::: RECORDS SHOWN

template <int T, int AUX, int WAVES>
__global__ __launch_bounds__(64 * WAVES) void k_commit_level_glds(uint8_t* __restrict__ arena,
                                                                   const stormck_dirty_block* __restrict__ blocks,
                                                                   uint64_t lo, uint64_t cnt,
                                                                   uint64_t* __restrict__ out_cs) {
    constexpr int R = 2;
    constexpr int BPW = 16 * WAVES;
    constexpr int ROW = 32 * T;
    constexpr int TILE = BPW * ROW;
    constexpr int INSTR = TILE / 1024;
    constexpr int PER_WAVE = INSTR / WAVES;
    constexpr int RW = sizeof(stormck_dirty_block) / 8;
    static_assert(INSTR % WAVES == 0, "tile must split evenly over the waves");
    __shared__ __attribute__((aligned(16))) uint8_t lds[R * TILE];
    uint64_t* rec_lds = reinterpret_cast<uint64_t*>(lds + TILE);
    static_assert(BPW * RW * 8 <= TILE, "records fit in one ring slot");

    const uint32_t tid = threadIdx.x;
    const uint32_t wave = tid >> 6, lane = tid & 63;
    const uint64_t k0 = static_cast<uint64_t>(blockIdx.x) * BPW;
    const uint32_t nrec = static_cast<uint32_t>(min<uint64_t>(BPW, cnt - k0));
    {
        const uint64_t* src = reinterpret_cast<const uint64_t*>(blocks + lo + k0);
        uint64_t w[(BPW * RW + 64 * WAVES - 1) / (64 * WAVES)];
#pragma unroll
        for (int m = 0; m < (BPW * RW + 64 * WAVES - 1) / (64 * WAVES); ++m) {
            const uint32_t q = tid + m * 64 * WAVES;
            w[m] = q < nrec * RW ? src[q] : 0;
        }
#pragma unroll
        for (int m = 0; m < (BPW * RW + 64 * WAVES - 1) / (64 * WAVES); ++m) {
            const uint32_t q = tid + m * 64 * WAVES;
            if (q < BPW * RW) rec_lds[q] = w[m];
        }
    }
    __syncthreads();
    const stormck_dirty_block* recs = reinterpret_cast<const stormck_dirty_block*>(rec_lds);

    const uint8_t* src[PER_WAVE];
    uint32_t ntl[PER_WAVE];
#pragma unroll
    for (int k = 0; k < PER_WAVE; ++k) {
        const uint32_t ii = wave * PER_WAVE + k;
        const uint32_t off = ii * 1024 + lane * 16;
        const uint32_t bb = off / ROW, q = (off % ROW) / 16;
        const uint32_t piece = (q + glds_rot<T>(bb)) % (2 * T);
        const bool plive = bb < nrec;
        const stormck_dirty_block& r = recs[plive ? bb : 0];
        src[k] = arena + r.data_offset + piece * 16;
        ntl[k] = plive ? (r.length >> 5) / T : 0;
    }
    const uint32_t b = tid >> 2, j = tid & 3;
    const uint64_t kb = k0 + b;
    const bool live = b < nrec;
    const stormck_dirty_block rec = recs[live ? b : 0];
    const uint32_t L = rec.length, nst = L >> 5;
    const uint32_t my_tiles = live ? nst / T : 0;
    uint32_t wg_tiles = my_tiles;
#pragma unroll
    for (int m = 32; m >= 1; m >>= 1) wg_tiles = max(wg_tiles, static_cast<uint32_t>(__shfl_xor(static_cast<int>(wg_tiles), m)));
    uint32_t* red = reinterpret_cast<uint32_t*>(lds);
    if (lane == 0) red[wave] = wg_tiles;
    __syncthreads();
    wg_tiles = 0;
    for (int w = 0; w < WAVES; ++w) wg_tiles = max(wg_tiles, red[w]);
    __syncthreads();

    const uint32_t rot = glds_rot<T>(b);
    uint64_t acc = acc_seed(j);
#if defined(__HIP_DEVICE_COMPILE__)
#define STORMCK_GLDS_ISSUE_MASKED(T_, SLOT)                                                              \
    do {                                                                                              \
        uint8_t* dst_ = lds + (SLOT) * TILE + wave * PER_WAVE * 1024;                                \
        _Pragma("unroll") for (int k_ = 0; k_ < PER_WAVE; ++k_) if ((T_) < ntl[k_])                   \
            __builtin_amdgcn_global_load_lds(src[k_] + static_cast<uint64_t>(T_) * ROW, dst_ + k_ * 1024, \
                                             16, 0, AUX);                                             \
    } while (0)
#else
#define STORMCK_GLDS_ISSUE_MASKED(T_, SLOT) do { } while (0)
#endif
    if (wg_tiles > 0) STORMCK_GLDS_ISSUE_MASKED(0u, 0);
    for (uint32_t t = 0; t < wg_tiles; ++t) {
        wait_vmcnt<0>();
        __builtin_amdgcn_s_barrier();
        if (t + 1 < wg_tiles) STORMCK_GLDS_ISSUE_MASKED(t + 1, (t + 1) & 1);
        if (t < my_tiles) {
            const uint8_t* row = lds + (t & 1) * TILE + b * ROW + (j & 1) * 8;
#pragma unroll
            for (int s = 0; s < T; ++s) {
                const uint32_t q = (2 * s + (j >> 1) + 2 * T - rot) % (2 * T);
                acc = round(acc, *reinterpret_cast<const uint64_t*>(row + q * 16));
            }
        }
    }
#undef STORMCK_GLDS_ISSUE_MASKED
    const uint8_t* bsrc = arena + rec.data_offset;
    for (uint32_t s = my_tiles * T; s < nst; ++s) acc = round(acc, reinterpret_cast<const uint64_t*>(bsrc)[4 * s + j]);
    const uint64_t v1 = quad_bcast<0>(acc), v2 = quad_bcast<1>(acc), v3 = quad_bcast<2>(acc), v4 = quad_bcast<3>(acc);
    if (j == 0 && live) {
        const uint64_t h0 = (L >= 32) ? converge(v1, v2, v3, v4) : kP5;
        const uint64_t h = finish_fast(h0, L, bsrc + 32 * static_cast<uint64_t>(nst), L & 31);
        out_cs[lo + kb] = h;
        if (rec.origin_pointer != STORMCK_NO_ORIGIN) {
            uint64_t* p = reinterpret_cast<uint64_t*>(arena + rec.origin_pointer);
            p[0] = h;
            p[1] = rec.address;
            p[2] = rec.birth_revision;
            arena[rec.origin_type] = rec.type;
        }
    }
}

::::::
::: RECORDS SHOWN

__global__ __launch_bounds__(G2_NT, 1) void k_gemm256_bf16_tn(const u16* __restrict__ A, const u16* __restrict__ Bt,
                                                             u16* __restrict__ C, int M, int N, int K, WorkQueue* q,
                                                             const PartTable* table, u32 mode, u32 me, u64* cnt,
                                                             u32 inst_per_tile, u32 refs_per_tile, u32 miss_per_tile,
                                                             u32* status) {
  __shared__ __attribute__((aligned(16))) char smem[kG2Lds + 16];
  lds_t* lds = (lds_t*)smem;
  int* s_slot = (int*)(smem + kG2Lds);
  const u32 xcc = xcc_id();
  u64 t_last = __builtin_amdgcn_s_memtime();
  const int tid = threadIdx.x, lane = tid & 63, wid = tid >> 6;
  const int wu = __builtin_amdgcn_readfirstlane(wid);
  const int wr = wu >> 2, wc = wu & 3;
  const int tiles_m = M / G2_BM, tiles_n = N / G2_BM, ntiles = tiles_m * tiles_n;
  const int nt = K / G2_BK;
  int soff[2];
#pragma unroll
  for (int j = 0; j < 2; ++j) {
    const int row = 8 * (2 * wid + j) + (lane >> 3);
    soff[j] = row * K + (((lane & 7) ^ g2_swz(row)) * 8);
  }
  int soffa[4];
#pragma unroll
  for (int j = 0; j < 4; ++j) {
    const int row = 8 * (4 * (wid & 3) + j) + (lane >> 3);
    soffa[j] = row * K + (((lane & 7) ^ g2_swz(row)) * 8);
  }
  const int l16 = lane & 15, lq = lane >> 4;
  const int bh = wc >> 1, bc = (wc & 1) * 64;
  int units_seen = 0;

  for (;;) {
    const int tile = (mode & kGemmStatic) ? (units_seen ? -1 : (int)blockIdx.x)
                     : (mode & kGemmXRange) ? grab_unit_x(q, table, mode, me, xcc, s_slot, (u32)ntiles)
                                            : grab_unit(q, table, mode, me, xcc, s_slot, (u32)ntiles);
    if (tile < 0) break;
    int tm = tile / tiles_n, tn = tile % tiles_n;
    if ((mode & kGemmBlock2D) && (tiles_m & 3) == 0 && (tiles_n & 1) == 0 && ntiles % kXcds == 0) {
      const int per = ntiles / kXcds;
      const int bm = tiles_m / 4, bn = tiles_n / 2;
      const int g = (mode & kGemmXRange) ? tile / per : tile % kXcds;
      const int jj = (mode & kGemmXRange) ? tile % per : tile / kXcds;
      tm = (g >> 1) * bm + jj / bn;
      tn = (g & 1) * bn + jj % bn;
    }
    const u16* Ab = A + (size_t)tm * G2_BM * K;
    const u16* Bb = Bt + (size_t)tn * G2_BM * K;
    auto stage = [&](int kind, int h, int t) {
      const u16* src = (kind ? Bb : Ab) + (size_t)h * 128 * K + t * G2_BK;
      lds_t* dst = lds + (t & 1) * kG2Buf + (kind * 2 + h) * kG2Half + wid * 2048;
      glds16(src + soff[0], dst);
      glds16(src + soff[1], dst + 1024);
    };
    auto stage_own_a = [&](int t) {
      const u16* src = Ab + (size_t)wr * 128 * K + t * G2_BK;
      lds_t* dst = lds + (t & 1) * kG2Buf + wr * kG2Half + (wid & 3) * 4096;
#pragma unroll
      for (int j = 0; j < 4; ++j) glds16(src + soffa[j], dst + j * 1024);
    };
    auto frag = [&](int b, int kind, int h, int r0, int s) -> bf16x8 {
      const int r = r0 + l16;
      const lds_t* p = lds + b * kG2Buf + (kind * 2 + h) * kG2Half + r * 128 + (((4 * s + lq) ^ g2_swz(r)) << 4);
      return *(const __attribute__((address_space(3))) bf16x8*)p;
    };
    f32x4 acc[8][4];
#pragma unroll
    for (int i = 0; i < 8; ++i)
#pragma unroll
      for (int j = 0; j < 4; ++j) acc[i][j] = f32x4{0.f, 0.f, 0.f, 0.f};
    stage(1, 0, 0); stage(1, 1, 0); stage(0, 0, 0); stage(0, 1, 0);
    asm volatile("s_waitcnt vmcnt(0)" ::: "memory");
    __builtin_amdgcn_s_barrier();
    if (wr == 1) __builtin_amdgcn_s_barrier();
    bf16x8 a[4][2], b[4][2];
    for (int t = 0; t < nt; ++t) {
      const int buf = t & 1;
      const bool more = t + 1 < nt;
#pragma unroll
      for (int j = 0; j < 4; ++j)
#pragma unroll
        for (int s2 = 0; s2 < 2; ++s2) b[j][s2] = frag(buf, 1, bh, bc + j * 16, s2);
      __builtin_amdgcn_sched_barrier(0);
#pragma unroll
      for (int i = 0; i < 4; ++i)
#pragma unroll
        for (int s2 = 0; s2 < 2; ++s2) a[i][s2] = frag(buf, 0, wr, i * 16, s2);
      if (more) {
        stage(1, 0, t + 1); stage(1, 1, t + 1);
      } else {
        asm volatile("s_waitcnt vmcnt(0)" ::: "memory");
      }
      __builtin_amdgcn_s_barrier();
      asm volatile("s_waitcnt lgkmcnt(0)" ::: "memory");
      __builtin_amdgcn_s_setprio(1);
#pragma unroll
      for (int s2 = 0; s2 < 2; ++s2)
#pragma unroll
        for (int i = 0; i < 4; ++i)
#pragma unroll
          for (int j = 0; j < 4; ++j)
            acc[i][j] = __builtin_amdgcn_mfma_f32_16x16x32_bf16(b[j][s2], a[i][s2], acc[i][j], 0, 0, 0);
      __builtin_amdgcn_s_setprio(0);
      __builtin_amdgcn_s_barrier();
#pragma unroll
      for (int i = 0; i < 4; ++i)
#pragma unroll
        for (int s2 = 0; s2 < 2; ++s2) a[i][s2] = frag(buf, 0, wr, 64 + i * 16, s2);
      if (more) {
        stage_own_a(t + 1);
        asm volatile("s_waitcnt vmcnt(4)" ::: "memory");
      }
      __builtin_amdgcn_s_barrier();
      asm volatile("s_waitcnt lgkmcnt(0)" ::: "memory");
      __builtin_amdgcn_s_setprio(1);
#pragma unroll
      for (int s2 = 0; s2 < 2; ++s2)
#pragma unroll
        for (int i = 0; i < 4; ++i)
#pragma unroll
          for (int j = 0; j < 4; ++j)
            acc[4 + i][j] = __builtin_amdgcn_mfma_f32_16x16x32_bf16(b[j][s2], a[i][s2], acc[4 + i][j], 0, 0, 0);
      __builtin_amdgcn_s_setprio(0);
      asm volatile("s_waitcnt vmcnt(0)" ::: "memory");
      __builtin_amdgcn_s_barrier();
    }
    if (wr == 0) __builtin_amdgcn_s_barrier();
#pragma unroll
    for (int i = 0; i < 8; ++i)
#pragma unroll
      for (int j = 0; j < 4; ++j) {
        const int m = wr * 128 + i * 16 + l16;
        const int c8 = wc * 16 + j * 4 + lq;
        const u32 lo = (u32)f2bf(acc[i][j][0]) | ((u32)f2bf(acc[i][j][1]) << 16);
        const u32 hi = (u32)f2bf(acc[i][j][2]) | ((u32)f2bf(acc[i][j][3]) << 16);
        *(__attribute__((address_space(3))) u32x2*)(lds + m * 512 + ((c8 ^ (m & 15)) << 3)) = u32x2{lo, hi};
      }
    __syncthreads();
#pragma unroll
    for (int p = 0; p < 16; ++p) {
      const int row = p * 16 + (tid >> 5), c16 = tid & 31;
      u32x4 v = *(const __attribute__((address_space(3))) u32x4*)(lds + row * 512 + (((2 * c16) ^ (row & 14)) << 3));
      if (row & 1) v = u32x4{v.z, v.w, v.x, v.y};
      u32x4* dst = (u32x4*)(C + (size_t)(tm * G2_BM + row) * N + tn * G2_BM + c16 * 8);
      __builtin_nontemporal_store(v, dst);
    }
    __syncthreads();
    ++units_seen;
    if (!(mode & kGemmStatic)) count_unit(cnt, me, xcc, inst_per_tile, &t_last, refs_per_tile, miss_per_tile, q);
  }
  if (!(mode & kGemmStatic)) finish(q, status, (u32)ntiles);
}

::::::

● WORK TO COMPLETE
Write out exactly the lines above from the line with "const int wr = wu >> 2, wc = wu & 3;" through the line with "const int tile = (mode", both of them included, and leave out all other lines.

● SOLUTION FOR THIS EXERCISE
  const int wr = wu >> 2, wc = wu & 3;
  const int tiles_m = M / G2_BM, tiles_n = N / G2_BM, ntiles = tiles_m * tiles_n;
  const int nt = K / G2_BK;
  int soff[2];
#pragma unroll
  for (int j = 0; j < 2; ++j) {
    const int row = 8 * (2 * wid + j) + (lane >> 3);
    soff[j] = row * K + (((lane & 7) ^ g2_swz(row)) * 8);
  }
  int soffa[4];
#pragma unroll
  for (int j = 0; j < 4; ++j) {
    const int row = 8 * (4 * (wid & 3) + j) + (lane >> 3);
    soffa[j] = row * K + (((lane & 7) ^ g2_swz(row)) * 8);
  }
  const int l16 = lane & 15, lq = lane >> 4;
  const int bh = wc >> 1, bc = (wc & 1) * 64;
  int units_seen = 0;

  for (;;) {
    const int tile = (mode & kGemmStatic) ? (units_seen ? -1 : (int)blockIdx.x)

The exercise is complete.